[[ DATA TO USE, beginning ]]
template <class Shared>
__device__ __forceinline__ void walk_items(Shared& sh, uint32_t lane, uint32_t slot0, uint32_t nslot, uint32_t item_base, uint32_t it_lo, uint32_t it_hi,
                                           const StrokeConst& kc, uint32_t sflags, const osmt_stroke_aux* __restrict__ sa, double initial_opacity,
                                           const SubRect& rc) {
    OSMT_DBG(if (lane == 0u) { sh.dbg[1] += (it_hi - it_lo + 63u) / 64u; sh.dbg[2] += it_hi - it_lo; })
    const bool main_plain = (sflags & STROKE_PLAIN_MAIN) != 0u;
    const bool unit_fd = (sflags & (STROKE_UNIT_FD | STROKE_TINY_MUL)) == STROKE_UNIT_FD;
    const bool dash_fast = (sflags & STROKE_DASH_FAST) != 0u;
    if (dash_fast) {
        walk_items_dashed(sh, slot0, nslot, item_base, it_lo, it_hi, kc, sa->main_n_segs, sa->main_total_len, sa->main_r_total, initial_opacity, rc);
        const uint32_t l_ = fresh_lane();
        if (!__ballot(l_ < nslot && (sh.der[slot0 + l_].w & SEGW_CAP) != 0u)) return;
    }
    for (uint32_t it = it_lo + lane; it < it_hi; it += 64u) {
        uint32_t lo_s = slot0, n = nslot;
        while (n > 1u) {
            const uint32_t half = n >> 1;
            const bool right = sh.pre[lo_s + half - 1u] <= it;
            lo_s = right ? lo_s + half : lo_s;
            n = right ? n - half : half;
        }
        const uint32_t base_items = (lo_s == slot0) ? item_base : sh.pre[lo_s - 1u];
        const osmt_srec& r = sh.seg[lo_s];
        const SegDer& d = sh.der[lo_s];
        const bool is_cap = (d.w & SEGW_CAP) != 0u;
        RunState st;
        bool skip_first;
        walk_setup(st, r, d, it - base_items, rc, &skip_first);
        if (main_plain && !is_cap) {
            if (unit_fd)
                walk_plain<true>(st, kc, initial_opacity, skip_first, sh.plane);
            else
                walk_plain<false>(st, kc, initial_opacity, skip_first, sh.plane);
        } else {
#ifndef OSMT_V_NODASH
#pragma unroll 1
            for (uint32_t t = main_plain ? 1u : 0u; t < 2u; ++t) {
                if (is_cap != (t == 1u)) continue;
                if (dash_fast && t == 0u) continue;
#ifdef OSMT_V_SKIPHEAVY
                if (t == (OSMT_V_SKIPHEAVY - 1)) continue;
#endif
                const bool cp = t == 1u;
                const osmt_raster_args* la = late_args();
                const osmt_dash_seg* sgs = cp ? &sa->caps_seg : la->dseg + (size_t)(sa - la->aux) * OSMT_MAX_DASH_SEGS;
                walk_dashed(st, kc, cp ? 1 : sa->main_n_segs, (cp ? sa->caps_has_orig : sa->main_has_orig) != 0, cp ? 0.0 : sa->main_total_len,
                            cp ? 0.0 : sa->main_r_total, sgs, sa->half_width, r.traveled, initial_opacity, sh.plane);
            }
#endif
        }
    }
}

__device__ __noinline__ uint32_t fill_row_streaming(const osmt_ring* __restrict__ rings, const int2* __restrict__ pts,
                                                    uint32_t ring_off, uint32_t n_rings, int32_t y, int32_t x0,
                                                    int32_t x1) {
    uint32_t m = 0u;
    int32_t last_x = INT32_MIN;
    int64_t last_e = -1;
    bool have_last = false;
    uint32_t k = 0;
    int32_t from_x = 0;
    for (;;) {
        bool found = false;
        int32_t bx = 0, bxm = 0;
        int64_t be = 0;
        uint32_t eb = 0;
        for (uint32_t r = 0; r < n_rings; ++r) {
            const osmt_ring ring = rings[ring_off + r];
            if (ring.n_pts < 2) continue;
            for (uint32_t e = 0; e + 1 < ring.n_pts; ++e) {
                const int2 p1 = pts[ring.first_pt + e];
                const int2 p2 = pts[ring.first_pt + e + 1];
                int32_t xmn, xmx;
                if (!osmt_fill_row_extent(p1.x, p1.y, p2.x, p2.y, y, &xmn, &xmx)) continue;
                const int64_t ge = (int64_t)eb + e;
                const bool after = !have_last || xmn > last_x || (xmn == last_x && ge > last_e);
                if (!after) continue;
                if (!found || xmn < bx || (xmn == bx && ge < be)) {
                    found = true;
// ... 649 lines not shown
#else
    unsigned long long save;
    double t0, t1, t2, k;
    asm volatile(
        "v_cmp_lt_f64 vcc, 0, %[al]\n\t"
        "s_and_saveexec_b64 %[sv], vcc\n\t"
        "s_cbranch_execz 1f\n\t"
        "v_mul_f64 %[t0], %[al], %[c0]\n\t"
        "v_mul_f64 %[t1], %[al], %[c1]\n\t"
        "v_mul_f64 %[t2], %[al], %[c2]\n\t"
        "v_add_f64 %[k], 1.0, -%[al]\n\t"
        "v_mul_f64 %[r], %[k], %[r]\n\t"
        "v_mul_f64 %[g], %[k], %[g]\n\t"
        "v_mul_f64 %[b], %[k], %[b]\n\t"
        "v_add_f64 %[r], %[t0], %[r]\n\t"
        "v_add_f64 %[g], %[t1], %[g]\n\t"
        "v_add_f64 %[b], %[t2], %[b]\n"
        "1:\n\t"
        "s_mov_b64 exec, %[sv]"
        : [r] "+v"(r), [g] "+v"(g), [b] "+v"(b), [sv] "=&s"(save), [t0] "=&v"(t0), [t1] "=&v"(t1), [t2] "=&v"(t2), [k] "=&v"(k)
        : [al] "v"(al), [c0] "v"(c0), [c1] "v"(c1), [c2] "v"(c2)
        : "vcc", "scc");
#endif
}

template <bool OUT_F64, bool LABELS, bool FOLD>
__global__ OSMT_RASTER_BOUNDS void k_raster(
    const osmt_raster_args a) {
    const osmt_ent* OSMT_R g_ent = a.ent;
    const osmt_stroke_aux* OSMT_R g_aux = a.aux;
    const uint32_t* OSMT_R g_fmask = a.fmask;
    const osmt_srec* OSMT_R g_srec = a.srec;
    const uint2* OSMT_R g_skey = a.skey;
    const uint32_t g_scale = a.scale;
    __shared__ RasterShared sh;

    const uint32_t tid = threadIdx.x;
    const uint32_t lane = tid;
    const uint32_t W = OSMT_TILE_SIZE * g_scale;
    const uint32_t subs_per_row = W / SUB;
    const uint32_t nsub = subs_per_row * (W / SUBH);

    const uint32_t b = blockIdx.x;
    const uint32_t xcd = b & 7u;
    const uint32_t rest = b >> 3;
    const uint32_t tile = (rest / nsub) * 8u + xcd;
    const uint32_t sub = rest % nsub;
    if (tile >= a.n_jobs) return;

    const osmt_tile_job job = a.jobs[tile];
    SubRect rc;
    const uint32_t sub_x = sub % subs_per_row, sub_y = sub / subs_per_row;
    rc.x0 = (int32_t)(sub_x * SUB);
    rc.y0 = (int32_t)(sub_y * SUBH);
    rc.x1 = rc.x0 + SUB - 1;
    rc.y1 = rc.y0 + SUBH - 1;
[[ DATA TO USE, end ]]
[[ DATA TO USE, beginning ]]
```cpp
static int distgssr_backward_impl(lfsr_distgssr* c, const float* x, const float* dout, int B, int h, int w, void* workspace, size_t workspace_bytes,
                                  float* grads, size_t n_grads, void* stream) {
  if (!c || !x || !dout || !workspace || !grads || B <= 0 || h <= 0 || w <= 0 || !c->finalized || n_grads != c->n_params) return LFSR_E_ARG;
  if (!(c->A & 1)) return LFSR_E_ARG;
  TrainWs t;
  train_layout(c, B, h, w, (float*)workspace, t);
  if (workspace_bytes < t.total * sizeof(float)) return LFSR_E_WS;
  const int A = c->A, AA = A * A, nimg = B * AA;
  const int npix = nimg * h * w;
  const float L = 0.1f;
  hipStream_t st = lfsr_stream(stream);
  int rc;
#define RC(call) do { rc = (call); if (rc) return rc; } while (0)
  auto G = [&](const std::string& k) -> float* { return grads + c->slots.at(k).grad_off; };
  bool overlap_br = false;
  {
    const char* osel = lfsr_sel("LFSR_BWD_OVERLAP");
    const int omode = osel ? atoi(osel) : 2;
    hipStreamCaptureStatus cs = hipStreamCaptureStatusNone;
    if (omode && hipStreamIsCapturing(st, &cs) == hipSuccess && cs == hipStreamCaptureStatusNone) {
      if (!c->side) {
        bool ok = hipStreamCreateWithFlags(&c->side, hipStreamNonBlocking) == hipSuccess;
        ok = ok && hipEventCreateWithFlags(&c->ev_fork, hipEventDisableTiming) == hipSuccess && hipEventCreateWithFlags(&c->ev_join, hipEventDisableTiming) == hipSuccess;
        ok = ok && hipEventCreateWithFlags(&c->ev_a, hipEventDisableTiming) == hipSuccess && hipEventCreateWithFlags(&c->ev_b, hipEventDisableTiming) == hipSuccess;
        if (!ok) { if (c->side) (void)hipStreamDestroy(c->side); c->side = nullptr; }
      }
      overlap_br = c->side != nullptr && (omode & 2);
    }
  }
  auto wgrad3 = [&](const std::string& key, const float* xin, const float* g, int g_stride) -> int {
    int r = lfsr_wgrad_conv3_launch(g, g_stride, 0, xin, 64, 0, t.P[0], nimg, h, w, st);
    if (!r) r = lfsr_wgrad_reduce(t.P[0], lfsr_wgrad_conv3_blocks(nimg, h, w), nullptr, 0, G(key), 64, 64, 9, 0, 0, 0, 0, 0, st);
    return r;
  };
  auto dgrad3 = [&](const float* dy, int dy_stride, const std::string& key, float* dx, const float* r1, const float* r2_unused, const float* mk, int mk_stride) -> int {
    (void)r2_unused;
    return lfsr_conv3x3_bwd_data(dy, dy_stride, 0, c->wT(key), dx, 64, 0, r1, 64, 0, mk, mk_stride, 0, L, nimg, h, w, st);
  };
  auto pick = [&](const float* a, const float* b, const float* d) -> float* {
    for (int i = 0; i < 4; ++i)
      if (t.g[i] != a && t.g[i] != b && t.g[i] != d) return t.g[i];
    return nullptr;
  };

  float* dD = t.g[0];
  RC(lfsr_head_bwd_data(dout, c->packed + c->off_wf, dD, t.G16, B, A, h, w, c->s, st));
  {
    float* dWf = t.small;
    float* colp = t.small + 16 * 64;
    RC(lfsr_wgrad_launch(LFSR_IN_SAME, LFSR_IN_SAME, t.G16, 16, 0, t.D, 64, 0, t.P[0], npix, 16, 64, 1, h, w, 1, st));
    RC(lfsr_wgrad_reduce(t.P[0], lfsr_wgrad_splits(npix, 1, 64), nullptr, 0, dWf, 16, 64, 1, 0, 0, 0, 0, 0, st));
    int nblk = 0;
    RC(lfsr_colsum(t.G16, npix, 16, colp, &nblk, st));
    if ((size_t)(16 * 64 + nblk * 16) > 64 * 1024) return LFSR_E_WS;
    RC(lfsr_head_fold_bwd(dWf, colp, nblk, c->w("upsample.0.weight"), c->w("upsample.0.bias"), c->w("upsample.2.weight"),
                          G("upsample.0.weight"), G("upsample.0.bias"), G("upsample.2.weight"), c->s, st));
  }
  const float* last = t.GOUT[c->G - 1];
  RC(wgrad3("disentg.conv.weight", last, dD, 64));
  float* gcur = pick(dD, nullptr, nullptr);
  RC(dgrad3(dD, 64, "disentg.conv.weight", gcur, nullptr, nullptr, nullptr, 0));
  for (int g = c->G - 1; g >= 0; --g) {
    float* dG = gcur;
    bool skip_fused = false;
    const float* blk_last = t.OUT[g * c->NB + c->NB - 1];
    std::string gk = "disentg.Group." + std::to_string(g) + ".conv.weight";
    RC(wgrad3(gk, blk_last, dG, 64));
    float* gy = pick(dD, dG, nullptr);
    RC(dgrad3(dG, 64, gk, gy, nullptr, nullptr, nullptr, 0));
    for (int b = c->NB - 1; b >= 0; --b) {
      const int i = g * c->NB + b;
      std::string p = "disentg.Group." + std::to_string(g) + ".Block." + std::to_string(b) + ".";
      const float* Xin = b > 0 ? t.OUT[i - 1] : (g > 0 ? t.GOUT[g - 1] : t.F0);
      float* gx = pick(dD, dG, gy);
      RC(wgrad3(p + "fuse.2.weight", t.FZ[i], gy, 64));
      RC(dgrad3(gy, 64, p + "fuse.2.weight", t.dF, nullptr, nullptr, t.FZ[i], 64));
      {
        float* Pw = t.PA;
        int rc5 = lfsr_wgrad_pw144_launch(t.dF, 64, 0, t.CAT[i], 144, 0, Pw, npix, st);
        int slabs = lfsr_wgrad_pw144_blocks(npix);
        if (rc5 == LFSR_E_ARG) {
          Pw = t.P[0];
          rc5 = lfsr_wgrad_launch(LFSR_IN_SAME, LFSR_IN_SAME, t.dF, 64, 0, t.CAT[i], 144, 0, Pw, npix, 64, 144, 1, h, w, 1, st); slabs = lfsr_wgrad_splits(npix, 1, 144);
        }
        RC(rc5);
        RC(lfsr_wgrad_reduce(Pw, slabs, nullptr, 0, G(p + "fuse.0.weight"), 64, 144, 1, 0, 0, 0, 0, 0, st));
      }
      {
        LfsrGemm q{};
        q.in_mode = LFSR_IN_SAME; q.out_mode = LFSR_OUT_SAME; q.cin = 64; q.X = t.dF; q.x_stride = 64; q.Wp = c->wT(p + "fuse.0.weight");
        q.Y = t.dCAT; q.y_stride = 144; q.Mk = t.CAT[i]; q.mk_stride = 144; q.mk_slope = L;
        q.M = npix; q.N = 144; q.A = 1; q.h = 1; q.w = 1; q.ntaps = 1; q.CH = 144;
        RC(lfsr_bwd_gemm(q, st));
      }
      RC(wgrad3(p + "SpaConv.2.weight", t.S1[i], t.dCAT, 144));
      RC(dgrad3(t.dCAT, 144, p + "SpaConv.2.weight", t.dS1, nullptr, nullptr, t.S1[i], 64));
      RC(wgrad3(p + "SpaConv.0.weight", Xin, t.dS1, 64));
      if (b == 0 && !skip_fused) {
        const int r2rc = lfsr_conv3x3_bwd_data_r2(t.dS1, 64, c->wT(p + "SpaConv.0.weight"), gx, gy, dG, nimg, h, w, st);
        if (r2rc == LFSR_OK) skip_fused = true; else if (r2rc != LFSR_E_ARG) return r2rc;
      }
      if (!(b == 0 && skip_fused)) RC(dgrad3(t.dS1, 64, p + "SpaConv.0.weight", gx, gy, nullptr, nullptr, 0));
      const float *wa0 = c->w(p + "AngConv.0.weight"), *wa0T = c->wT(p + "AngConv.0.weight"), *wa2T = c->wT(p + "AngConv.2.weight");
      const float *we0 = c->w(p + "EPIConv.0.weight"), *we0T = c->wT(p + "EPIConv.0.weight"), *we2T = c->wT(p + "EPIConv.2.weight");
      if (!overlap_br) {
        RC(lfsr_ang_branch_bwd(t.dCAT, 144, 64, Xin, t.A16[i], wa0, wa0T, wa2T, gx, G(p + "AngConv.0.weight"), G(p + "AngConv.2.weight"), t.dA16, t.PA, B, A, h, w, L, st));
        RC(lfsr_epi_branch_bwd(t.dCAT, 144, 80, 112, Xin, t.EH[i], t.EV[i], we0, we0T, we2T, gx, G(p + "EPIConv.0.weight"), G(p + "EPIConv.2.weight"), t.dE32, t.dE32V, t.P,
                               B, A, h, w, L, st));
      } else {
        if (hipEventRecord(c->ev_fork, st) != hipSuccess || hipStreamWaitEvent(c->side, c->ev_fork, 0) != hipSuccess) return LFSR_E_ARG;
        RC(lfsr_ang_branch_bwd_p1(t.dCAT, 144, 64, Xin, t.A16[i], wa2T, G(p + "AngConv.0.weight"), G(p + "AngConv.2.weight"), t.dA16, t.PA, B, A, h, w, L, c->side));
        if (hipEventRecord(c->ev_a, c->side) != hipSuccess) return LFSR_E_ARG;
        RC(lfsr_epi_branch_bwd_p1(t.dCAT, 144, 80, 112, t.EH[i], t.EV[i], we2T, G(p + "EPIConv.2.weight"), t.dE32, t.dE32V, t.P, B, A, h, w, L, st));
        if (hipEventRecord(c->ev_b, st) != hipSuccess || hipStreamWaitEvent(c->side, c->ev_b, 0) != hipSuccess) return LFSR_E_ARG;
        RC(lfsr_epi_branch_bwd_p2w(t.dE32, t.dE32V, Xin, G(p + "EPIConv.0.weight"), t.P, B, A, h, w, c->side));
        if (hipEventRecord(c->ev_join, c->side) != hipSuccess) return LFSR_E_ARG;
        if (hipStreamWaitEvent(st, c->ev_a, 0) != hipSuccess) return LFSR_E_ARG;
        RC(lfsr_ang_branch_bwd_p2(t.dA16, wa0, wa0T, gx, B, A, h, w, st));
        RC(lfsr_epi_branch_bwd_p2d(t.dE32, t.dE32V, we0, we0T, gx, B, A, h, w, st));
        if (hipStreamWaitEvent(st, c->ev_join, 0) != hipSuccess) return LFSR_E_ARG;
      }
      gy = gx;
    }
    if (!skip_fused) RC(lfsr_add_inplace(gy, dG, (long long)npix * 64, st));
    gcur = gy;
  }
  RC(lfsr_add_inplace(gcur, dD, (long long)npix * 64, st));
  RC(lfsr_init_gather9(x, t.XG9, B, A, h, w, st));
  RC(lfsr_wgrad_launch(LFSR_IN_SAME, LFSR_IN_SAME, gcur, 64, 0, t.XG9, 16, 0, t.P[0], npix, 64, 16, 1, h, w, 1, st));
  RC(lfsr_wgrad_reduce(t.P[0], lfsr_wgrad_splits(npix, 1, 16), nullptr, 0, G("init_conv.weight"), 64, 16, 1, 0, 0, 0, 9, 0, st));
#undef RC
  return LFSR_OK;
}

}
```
[[ DATA TO USE, end ]]
[[ DATA TO USE, beginning ]]
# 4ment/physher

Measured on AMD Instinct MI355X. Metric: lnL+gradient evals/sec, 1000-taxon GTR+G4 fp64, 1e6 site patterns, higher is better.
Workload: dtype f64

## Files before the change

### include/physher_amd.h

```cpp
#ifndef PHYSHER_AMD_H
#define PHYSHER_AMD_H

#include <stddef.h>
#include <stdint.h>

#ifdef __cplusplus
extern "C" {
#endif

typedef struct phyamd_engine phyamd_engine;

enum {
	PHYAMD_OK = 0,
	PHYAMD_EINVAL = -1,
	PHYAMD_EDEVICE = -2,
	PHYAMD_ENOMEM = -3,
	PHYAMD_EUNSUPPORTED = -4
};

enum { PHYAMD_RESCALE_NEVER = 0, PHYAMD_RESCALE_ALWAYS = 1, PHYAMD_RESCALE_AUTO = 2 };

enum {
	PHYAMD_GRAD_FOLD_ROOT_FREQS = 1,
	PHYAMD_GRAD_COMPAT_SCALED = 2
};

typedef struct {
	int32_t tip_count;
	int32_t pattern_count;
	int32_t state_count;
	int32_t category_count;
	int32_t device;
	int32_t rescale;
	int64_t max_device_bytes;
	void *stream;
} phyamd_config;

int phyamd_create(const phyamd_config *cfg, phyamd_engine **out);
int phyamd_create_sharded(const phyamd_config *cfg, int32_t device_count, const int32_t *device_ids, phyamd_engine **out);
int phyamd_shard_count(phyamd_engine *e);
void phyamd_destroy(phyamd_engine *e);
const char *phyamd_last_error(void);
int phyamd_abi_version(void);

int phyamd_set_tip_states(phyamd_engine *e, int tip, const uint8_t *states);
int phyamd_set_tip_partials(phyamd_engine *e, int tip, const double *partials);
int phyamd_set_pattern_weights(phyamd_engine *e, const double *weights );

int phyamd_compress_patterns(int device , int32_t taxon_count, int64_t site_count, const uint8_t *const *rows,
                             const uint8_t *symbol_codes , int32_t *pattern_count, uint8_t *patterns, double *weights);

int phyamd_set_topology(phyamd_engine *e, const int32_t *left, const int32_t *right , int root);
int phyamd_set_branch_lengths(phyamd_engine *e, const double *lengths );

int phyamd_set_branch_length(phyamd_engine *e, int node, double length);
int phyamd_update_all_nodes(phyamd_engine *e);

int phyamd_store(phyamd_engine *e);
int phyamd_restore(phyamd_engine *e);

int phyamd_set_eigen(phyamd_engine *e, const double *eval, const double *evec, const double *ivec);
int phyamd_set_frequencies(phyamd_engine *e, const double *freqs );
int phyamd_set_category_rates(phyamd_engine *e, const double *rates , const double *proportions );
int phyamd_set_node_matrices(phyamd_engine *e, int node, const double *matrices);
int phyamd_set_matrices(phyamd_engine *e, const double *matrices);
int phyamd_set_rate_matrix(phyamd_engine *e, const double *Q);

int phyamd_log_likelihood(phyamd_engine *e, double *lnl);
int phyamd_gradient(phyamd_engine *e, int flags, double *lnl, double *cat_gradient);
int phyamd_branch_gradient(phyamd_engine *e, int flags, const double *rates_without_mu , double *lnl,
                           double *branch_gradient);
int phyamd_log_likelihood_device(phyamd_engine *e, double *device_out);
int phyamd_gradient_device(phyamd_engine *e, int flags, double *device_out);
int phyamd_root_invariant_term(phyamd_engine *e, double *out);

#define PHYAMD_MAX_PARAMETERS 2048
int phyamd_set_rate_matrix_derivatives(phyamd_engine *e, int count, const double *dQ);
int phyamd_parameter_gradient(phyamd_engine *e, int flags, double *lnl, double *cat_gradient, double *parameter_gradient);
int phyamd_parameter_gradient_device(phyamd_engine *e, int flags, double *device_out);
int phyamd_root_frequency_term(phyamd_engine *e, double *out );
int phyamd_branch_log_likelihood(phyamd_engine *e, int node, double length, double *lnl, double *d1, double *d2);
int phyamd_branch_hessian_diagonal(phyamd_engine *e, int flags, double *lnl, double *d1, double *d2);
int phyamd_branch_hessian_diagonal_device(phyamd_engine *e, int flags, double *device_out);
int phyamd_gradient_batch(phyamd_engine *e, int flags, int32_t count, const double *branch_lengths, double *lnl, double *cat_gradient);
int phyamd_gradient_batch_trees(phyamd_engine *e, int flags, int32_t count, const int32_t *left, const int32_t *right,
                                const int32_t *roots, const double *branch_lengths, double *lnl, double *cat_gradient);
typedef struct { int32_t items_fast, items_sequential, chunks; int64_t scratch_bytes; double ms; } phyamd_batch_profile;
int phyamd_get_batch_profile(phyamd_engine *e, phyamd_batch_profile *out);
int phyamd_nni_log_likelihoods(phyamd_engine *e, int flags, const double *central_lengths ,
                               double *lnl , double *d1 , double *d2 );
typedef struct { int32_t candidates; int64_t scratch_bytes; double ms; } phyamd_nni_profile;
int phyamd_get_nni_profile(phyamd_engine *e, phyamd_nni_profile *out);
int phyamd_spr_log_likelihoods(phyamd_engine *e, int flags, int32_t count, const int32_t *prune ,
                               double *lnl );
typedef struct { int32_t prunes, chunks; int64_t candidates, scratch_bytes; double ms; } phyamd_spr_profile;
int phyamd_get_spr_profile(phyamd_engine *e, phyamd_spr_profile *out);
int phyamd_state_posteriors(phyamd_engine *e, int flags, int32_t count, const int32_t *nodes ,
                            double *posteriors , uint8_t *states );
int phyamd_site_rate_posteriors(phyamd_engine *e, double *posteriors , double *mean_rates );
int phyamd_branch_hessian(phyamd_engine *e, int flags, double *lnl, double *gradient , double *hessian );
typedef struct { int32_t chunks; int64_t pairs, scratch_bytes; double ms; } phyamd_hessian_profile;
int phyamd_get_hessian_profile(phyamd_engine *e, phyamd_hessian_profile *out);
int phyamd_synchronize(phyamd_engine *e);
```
[[ DATA TO USE, end ]]
EXERCISE REQUIREMENTS: Search the data for "colp" and list every line in which it occurs.

WRITTEN ANSWER:
    float* colp = t.small + 16 * 64;
    RC(lfsr_colsum(t.G16, npix, 16, colp, &nblk, st));
    RC(lfsr_head_fold_bwd(dWf, colp, nblk, c->w("upsample.0.weight"), c->w("upsample.0.bias"), c->w("upsample.2.weight"),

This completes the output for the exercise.